What Are Refundable Vs. Non-refundable Tax Credits?

by Alia Nikolakopulos ; Updated July 27, 2017

Federal tax credits are classified as either refundable or non-refundable. In most cases, a taxpayer is eligible to claim credits from either class, as long as he is eligible to take each credit he claims. While each credit provides a benefit in theory, depending on specific circumstances, non-refundable credits may not be as beneficial as refundable credits.

Non-refundable Credits

Non-refundable credits reduce the tax on your income, but not below zero. This means you may claim any non-refundable credit you’re eligible to claim until you owe zero tax. If your tax is reduced to zero and you still have credit remaining on your non-refundable credit calculation, you may not receive a refund for the difference and the remainder is not carried forward or back to other tax years. The zero tax calculation only applies to income tax, and does not apply to additional taxes you may owe for self-employment or early retirement plan distributions.

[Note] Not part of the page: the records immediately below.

int rs_op_conv2d(const void* x0, const void* x1, const float* w_ref_host, const float* bias_host, const void* res, void* y, int B, int Hs,
                 int Ws, int C0, int C1, int Cout, int KH, int KW, int stride, int pad_t, int pad_l, int Ho, int Wo, int up, int act,
                 int in_prec, int out_prec, int force_direct, void* stream) {
    hipStream_t st = (hipStream_t)stream;
    const int Cin = C0 + C1;
    const size_t K = (size_t)KH * KW * Cin, n = K * Cout;
    const bool direct = force_direct || (Cin % 8 != 0) || (C0 % 8 != 0) || Cout <= 8;
    float* bias = bias_host ? (float*)dev_copy(bias_host, Cout * 4) : nullptr;
    int rc;
    void* wdev = nullptr;
    if (direct) {
        std::vector<float> o(n);
        rs_pack_tap_major(w_ref_host, Cout, Cin, KH * KW, o.data());
        wdev = dev_copy(o.data(), n * 4);
        DirectConvParams p{};
        p.x0 = x0; p.x1 = x1; p.w = (const float*)wdev; p.bias = bias; p.y = y; p.C0 = C0; p.C1 = C1; p.ld0 = C0; p.ld1 = C1;
        p.B = B; p.Hs = Hs; p.Ws = Ws; p.up = up; p.Ho = Ho; p.Wo = Wo; p.KH = KH; p.KW = KW; p.stride = stride; p.pad_t = pad_t; p.pad_l = pad_l;
        p.Cout = Cout; p.ldy = Cout; p.act = act;
        if (res) { rc = rs_set_last_error("direct conv has no residual path", -1); }
        else rc = rs_direct_conv_launch(&p, in_prec, out_prec, st);
    } else {
        wdev = pack_rows_dev(w_ref_host, Cout, Cin, KH * KW, in_prec);
        IGemmParams p{};
        p.x0 = x0; p.x1 = x1; p.w = wdev; p.bias = bias; p.res = res; p.y = y; p.C0 = C0; p.C1 = C1; p.ld0 = C0; p.ld1 = C1;
        p.B = B; p.Hs = Hs; p.Ws = Ws; p.up = up; p.Ho = Ho; p.Wo = Wo; p.KH = KH; p.KW = KW; p.stride = stride; p.pad_t = pad_t; p.pad_l = pad_l;
        p.Cout = Cout; p.ldy = Cout; p.ldres = Cout; p.M = B * Ho * Wo; p.Ktot = (int)K; p.act = act; p.out_scale = 1.f;
        rc = op_conv_run(p, in_prec, out_prec, st);
    }
    (void)hipStreamSynchronize(st);
    if (wdev) (void)hipFree(wdev);
    if (bias) (void)hipFree(bias);
    return rc;
}

int rs_op_conv2d_bench(const void* x0, const void* w_packed_dev, const float* bias_dev, const void* res, void* y, int B, int Hs, int Ws,
                       int Cin, int Cout, int KH, int KW, int stride, int pad, int Ho, int Wo, int up, int act, int in_prec, int out_prec,
                       int reps, float* ms_out, void* stream) {
    hipStream_t st = (hipStream_t)stream;
    IGemmParams p{};
    p.x0 = x0; p.w = w_packed_dev; p.bias = bias_dev; p.res = res; p.y = y; p.C0 = Cin; p.ld0 = Cin;
    p.B = B; p.Hs = Hs; p.Ws = Ws; p.up = up; p.Ho = Ho; p.Wo = Wo; p.KH = KH; p.KW = KW; p.stride = stride; p.pad_t = pad; p.pad_l = pad;
    p.Cout = Cout; p.ldy = Cout; p.ldres = Cout; p.M = B * Ho * Wo; p.Ktot = KH * KW * Cin; p.act = act; p.out_scale = 1.f;
    return op_conv_run(p, in_prec, out_prec, st, false, true, reps, ms_out);
}

int rs_op_conv3x3_halo(const void* x, const float* coef_dev, int act_in, const float* w_ref_host, const float* bias_host, const void* res, void* y,
                       int B, int H, int W, int Cin, int Cout, int prec, float* ystats_dev, void* stream) {
    hipStream_t st = (hipStream_t)stream;
    const size_t K = (size_t)9 * Cin;
    if (prec != RS_F16 && prec != RS_F16S) return rs_set_last_error("halo kernel: fp16 or split storage", -1);
    void* wdev = pack_rows_dev(w_ref_host, Cout, Cin, 9, prec);
    float* bias = bias_host ? (float*)dev_copy(bias_host, Cout * 4) : nullptr;
    IGemmParams p{};
    p.x0 = x; p.w = wdev; p.bias = bias; p.res = res; p.y = y; p.C0 = Cin; p.ld0 = Cin; p.B = B; p.Hs = H; p.Ws = W; p.up = 1; p.Ho = H; p.Wo = W;
    p.KH = 3; p.KW = 3; p.stride = 1; p.pad_t = 1; p.pad_l = 1; p.Cout = Cout; p.ldy = Cout; p.ldres = Cout; p.M = B * H * W; p.Ktot = (int)K;
    p.out_scale = 1.f; p.splitk = 1; p.xcoef = coef_dev; p.xact = act_in;
    p.ystats = ystats_dev; p.ystats_ld = Cout;
    const int rc = op_conv_run(p, prec, prec, st, true);
    if (wdev) (void)hipFree(wdev);
    if (bias) (void)hipFree(bias);
    return rc;
}

int rs_op_conv3x3_wino(const void* x, const float* coef_dev, int act_in, const float* w_ref_host, const float* bias_host, const void* res, void* y,
                       int B, int H, int W, int Cin, int Cout, float* ystats_dev, int reps, float* ms_out, void* stream) {
    hipStream_t st = (hipStream_t)stream;
    if (Cin < 32 || (Cin % 32) || Cout < 32 || (Cout % 32)) return rs_set_last_error("wino kernel: channels in multiples of 32", -1);
    std::vector<char> packed(rs_wino_weight_bytes(Cin, Cout));
    const float mx = rs_wino_pack(w_ref_host, Cin, Cout, packed.data());
    if (!(mx < 30.0f)) return rs_set_last_error("wino kernel: |U| >= 30", -1);
    void* wdev = dev_copy(packed.data(), packed.size());
    float* bias = bias_host ? (float*)dev_copy(bias_host, Cout * 4) : nullptr;
    IGemmParams p{};
    p.x0 = x; p.ww = wdev; p.bias = bias; p.res = res; p.y = y; p.C0 = Cin; p.ld0 = Cin; p.B = B; p.Hs = H; p.Ws = W; p.up = 1; p.Ho = H; p.Wo = W;
    p.KH = 3; p.KW = 3; p.stride = 1; p.pad_t = 1; p.pad_l = 1; p.Cout = Cout; p.ldy = Cout; p.ldres = Cout; p.M = B * H * W; p.Ktot = 9 * Cin;
    p.out_scale = 1.f; p.splitk = 1; p.xcoef = coef_dev; p.xact = act_in; p.ystats = ystats_dev; p.ystats_ld = Cout;
    int rc = 0;
    float* stamps = nullptr;
    const int ntile = rs_wino_tiles(&p);
    p.dbg = 64;
    if (const char* ab = getenv("RS_WINO_ABL")) p.dbg |= atoi(ab);
    if (getenv("RS_WINO_STAMPS")) { (void)hipMalloc((void**)&stamps, (size_t)ntile * 16 * sizeof(float)); (void)hipMemset(stamps, 0, (size_t)ntile * 16 * sizeof(float)); p.partial = stamps; }
    ConvPlan pl{};
    (void)rs_conv_plan(&p, RS_F16S, RS_F16S, 1, &pl);
    if (pl.kernel != CK_WINO) rc = rs_set_last_error("shape is not eligible for the wino kernel", -1);
    else {
        rc = rs_conv_launch(&p, RS_F16S, RS_F16S, 1, &pl, st);
        if (rc) rs_set_last_error("wino launch failed", -1);
        if (stamps) {
            (void)hipStreamSynchronize(st);
            std::vector<float> hs((size_t)ntile * 16);
            (void)hipMemcpy(hs.data(), stamps, hs.size() * sizeof(float), hipMemcpyDeviceToHost);
            double wide[16] = {}; int nw = 0;
            for (int t = 0; t < ntile; ++t) {
                for (int i = 0; i < 16; ++i) wide[i] += hs[(size_t)t * 16 + i];
                ++nw;
            }
            static const char* nm[8] = {"prologue", "wait+barrier", "halo issue", "B operand", "MFMA steps", "conversion", "epilogue", "total"};
            fprintf(stderr, "[wino phases] %dx%dx%d %d->%d, mean cycles of wave 0 over %d workgroups:", B, H, W, Cin, Cout, nw);
            for (int i = 0; i < 8; ++i) fprintf(stderr, " %s %.0f", nm[i], wide[i] / std::max(1, nw));
            static const char* nq[6] = {"drain", "barrier-1", "exchange writes", "barrier-2", "transform + stores", "statistics"};
            fprintf(stderr, "  | epilogue:");
            for (int i = 0; i < 6; ++i) fprintf(stderr, " %s %.0f", nq[i], wide[8 + i] / std::max(1, nw));
            fprintf(stderr, "\n");
        }
        if (!rc && reps > 0) rc = time_launches(p, RS_F16S, RS_F16S, pl, reps, st, ms_out);
    }
    (void)hipStreamSynchronize(st);
    if (stamps) (void)hipFree(stamps);
    if (wdev) (void)hipFree(wdev);
    if (bias) (void)hipFree(bias);
    return rc;
}

int rs_op_conv3x3_halo_stats_px(int B, int H, int W, int Cin, int Cout, int prec) {
    IGemmParams p{};
    p.C0 = Cin; p.ld0 = Cin; p.B = B; p.Hs = H; p.Ws = W; p.up = 1; p.Ho = H; p.Wo = W;
    p.KH = 3; p.KW = 3; p.stride = 1; p.pad_t = 1; p.pad_l = 1; p.Cout = Cout; p.ldy = Cout; p.ldres = Cout; p.M = B * H * W; p.Ktot = 9 * Cin;
    ConvPlan pl{};
    (void)rs_conv_plan(&p, prec, prec, 1, &pl);
    return (pl.kernel == CK_HALO || pl.kernel == CK_HALO_SEG) ? pl.stats_px : 0;
}
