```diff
+def pack_input(x, fill=None):
+    import torch
+    batch, C = x.shape
+    xq = torch.empty((C + 7) // 8 * 256, dtype=torch.float32, device=x.device)
+    if fill is not None:
+        xq.fill_(fill)
+    _check_fctail(_lib.load_fctail_library().fhip_fctail_pack_input(C, batch, _ptr(xq), _ptr(x), _stream()), "fhip_fctail_pack_input")
+    return xq
+
+
+def stream(layer: FcLayer, xq, npieces=None, fill=None):
+    import torch
+    npieces = pieces(layer.C, layer.K) if npieces is None else npieces
+    _, pf = buffer_floats(layer.C, layer.K, layer.batch, max(npieces, 1))
+    partial = torch.empty(pf, dtype=torch.float32, device=xq.device)
+    if fill is not None:
+        partial.fill_(fill)
+    _check_fctail(_lib.load_fctail_library().fhip_fctail_stream(layer.C, layer.K, layer.batch, npieces, _ptr(partial), _ptr(layer.wp), _ptr(xq), _stream()),
+                  "fhip_fctail_stream")
+    return partial
+
+
+def reduce_pack(layer: FcLayer, partial, npieces, hand_over=True, fill=None):
+    import torch
+    out = torch.empty((layer.batch, layer.K), dtype=torch.float32, device=partial.device)
+    xq = torch.empty((layer.K + 7) // 8 * 256, dtype=torch.float32, device=partial.device) if hand_over else None
+    if fill is not None:
+        out.fill_(fill)
+        if xq is not None:
+            xq.fill_(fill)
+    _check_fctail(_lib.load_fctail_library().fhip_fctail_reduce_pack(layer.K, layer.batch, npieces, _ptr(out), _ptr(xq), _ptr(partial), _ptr(layer.bias),
+                                                                     int(layer.relu), _stream()), "fhip_fctail_reduce_pack")
+    return out, xq
diff --git a/feathercnn_amd/net.py b/feathercnn_amd/net.py
--- a/feathercnn_amd/net.py
+++ b/feathercnn_amd/net.py
@@ -239,6 +239,14 @@
                 out.append(i)
         return out
 
+    def fc_tails(self):
+        out = {}
+        for i in range(self._lib.fhip_net_layer_count(self._h)):
+            st = ctypes.c_int()
+            if self._lib.fhip_net_layer_fc_tail(self._h, i, ctypes.byref(st)) == 0 and st.value:
+                out[i] = st.value
+        return out
+
     def forward_timed(self):
         n = self._lib.fhip_net_layer_count(self._h)
         ms = (ctypes.c_float * max(n, 1))()
diff --git a/include/feather_hip/feather_fctail.h b/include/feather_hip/feather_fctail.h
--- /dev/null
+++ b/include/feather_hip/feather_fctail.h
@@ -0,0 +1,32 @@
+#ifndef FEATHER_HIP_FEATHER_FCTAIL_H_
+#define FEATHER_HIP_FEATHER_FCTAIL_H_
+
+#include <stddef.h>
+
+#ifdef __cplusplus
+extern "C"
+{
+#endif
+
+#define FHIP_FCTAIL_API __attribute__((visibility("default")))
+
+FHIP_FCTAIL_API int fhip_fctail_supported(int C, int K, int batch);
+
+FHIP_FCTAIL_API int fhip_fctail_pieces(int C, int K, int* pieces);
+
+FHIP_FCTAIL_API int fhip_fctail_get_buffer_size(int C, int K, int batch, int pieces, size_t* xq_bytes, size_t* partial_bytes);
+
+FHIP_FCTAIL_API int fhip_fctail_pack_input(int C, int batch, float* xq, const float* x, void* stream);
+
+FHIP_FCTAIL_API int fhip_fctail_stream(int C, int K, int batch, int pieces, float* partial, const float* wp, const float* xq, void* stream);
+
+FHIP_FCTAIL_API int fhip_fctail_reduce_pack(int K, int batch, int pieces, float* out, float* xq_next, const float* partial, const float* bias,
+                                            int relu, void* stream);
+
+FHIP_FCTAIL_API const char* fhip_fctail_last_error(void);
+
+#ifdef __cplusplus
+}
+#endif
+
+#endif
diff --git a/include/feather_hip/feather_hip.h b/include/feather_hip/feather_hip.h
--- a/include/feather_hip/feather_hip.h
+++ b/include/feather_hip/feather_hip.h
@@ -120,6 +120,7 @@
 FHIP_API const char* fhip_last_error(void);
 FHIP_API const char* fhip_version(void);
 FHIP_API int fhip_conv_streams_1x1(const fhip_conv_param* param, int algo, int batch);
+FHIP_API int fhip_conv_ip_weights(const fhip_conv_param* param, const float* packed, const float** wp, int* m_groups, int* k_octets);
 
 FHIP_API int fhip_device_info(char* name, int name_len, int* compute_units, int* lds_bytes);
 FHIP_API int fhip_calibrate_mfma_f32(double* tflops, double* shader_mhz, void* stream);
diff --git a/include/feather_hip/feather_net.h b/include/feather_hip/feather_net.h
--- a/include/feather_hip/feather_net.h
+++ b/include/feather_hip/feather_net.h
@@ -139,6 +139,7 @@
 FHIP_API int fhip_net_layer_fused_pointwise(fhip_net* net, int index, fhip_conv_param* param, int* one_kernel);
 FHIP_API int fhip_net_layer_chain(fhip_net* net, int index, int* v_from_previous, int* writes_next_v);
 FHIP_API int fhip_net_layer_canvas(fhip_net* net, int index, int* canvas);
+FHIP_API int fhip_net_layer_fc_tail(fhip_net* net, int index, int* state);
 FHIP_API int fhip_net_layer_sibling(fhip_net* net, int index, int* state);
 FHIP_API int fhip_net_layer_residual(fhip_net* net, int index, int* state);
 FHIP_API int fhip_net_forward_timed(fhip_net* net, float* ms);
```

Types of Non-refundable Credits

There are more non-refundable credits than there are refundable credits. Some common child-related non-refundable tax credits include the child care tax credit, a portion of the child tax credit and certain education credits. An adult may also be eligible to claim an education credit. In addition, credit for foreign tax paid, retirement savings contributions and residential energy improvements are also non-refundable.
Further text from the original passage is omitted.